@@ -222,6 +225,28 @@
     if (surv && rk + 1 == m) perm[m] = LK_INVALID;
     asm volatile("" ::: "memory");
 }
+__device__ __forceinline__ bool lk_unexp(u64 k) { return (int32_t)(uint32_t)(k >> 32) >= 0; }
+__device__ __forceinline__ uint32_t lanes_below(u64 mask, uint32_t base) {
+    return __builtin_amdgcn_mbcnt_hi((uint32_t)(mask >> 32), __builtin_amdgcn_mbcnt_lo((uint32_t)mask, base));
+}
+__device__ __forceinline__ uint32_t vpopc64(u64 mask) {
+    uint32_t r;
+    asm("v_bcnt_u32_b32 %0, %1, 0\n\tv_bcnt_u32_b32 %0, %2, %0" : "=&v"(r) : "s"((uint32_t)mask), "s"((uint32_t)(mask >> 32)));
+    return r;
+}
+__device__ __forceinline__ void frontier_publish(u64 e, bool unexp, uint32_t rank, u64 *perm, int lane) {
+    perm[(unexp && rank < 4u) ? rank : 64u + (uint32_t)lane] = e;
+}
+__device__ __forceinline__ void frontier_read(u64 (&F)[4], const u64 *perm) {
+    asm volatile("" ::: "memory");
+    const ulonglong2 *f = reinterpret_cast<const ulonglong2 *>(perm);
+    const ulonglong2 x = f[0], y = f[1];
+    F[0] = x.x;
+    F[1] = x.y;
+    F[2] = y.x;
+    F[3] = y.y;
+}
+
 template <int R>
 struct Lst {
     static constexpr int NR = R;
@@ -293,6 +318,18 @@
 #pragma unroll
         for (int r = 0; r < R; r++)
             if ((pos % R) == (uint32_t)r && (uint32_t)lane == pos / R) L[r] |= LK_EXPANDED;
+    }
+    __device__ __forceinline__ void frontier(u64 (&F)[4], u64 *perm, int lane) const {
+        static_assert(R == 1, "the interleaved lists pick by unexp_masks / take_first");
+        perm[lane] = LK_INVALID;
+        asm volatile("" ::: "memory");
+        const bool u = lk_unexp(L[0]);
+        frontier_publish(L[0], u, lanes_below(__ballot(u), 0u), perm, lane);
+        frontier_read(F, perm);
+    }
+    __device__ __forceinline__ void mark_key(u64 k) {
+#pragma unroll
+        for (int r = 0; r < R; r++) L[r] |= L[r] == k ? LK_EXPANDED : 0ull;
     }
     __device__ __forceinline__ void refresh_last(uint32_t ef) {
         last_key = n_cur >= ef ? (key_at(ef - 1) & LK_MASK) : LK_INVALID;
@@ -457,6 +494,19 @@
     __device__ __forceinline__ void mark(uint32_t pos, int lane) {
         if ((uint32_t)lane == pos) L[0] |= LK_EXPANDED;
         if ((uint32_t)lane + 64u == pos) L[1] |= LK_EXPANDED;
+    }
+    __device__ __forceinline__ void frontier(u64 (&F)[4], u64 *perm, int lane) const {
+        perm[lane] = LK_INVALID;
+        asm volatile("" ::: "memory");
+        const bool u0 = lk_unexp(L[0]), u1 = lk_unexp(L[1]);
+        const u64 B0 = __ballot(u0), B1 = __ballot(u1);
+        frontier_publish(L[0], u0, lanes_below(B0, 0u), perm, lane);
+        frontier_publish(L[1], u1, lanes_below(B1, vpopc64(B0)), perm, lane);
+        frontier_read(F, perm);
+    }
+    __device__ __forceinline__ void mark_key(u64 k) {
+        L[0] |= L[0] == k ? LK_EXPANDED : 0ull;
+        L[1] |= L[1] == k ? LK_EXPANDED : 0ull;
     }
     __device__ __forceinline__ void refresh_last(uint32_t ef) {
         last_key = n_cur >= ef ? (rdlane64(L[1], (ef - 65u) & 63u) & LK_MASK) : LK_INVALID;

What the exercise asks:
Please transcribe the records above in full, keeping every word.

Answer section:
@@ -222,6 +225,28 @@
     if (surv && rk + 1 == m) perm[m] = LK_INVALID;
     asm volatile("" ::: "memory");
 }
+__device__ __forceinline__ bool lk_unexp(u64 k) { return (int32_t)(uint32_t)(k >> 32) >= 0; }
+__device__ __forceinline__ uint32_t lanes_below(u64 mask, uint32_t base) {
+    return __builtin_amdgcn_mbcnt_hi((uint32_t)(mask >> 32), __builtin_amdgcn_mbcnt_lo((uint32_t)mask, base));
+}
+__device__ __forceinline__ uint32_t vpopc64(u64 mask) {
+    uint32_t r;
+    asm("v_bcnt_u32_b32 %0, %1, 0\n\tv_bcnt_u32_b32 %0, %2, %0" : "=&v"(r) : "s"((uint32_t)mask), "s"((uint32_t)(mask >> 32)));
+    return r;
+}
+__device__ __forceinline__ void frontier_publish(u64 e, bool unexp, uint32_t rank, u64 *perm, int lane) {
+    perm[(unexp && rank < 4u) ? rank : 64u + (uint32_t)lane] = e;
+}
+__device__ __forceinline__ void frontier_read(u64 (&F)[4], const u64 *perm) {
+    asm volatile("" ::: "memory");
+    const ulonglong2 *f = reinterpret_cast<const ulonglong2 *>(perm);
+    const ulonglong2 x = f[0], y = f[1];
+    F[0] = x.x;
+    F[1] = x.y;
+    F[2] = y.x;
+    F[3] = y.y;
+}
+
 template <int R>
 struct Lst {
     static constexpr int NR = R;
@@ -293,6 +318,18 @@
 #pragma unroll
         for (int r = 0; r < R; r++)
             if ((pos % R) == (uint32_t)r && (uint32_t)lane == pos / R) L[r] |= LK_EXPANDED;
+    }
+    __device__ __forceinline__ void frontier(u64 (&F)[4], u64 *perm, int lane) const {
+        static_assert(R == 1, "the interleaved lists pick by unexp_masks / take_first");
+        perm[lane] = LK_INVALID;
+        asm volatile("" ::: "memory");
+        const bool u = lk_unexp(L[0]);
+        frontier_publish(L[0], u, lanes_below(__ballot(u), 0u), perm, lane);
+        frontier_read(F, perm);
+    }
+    __device__ __forceinline__ void mark_key(u64 k) {
+#pragma unroll
+        for (int r = 0; r < R; r++) L[r] |= L[r] == k ? LK_EXPANDED : 0ull;
     }
     __device__ __forceinline__ void refresh_last(uint32_t ef) {
         last_key = n_cur >= ef ? (key_at(ef - 1) & LK_MASK) : LK_INVALID;
@@ -457,6 +494,19 @@
     __device__ __forceinline__ void mark(uint32_t pos, int lane) {
         if ((uint32_t)lane == pos) L[0] |= LK_EXPANDED;
         if ((uint32_t)lane + 64u == pos) L[1] |= LK_EXPANDED;
+    }
+    __device__ __forceinline__ void frontier(u64 (&F)[4], u64 *perm, int lane) const {
+        perm[lane] = LK_INVALID;
+        asm volatile("" ::: "memory");
+        const bool u0 = lk_unexp(L[0]), u1 = lk_unexp(L[1]);
+        const u64 B0 = __ballot(u0), B1 = __ballot(u1);
+        frontier_publish(L[0], u0, lanes_below(B0, 0u), perm, lane);
+        frontier_publish(L[1], u1, lanes_below(B1, vpopc64(B0)), perm, lane);
+        frontier_read(F, perm);
+    }
+    __device__ __forceinline__ void mark_key(u64 k) {
+        L[0] |= L[0] == k ? LK_EXPANDED : 0ull;
+        L[1] |= L[1] == k ? LK_EXPANDED : 0ull;
     }
     __device__ __forceinline__ void refresh_last(uint32_t ef) {
         last_key = n_cur >= ef ? (rdlane64(L[1], (ef - 65u) & 63u) & LK_MASK) : LK_INVALID;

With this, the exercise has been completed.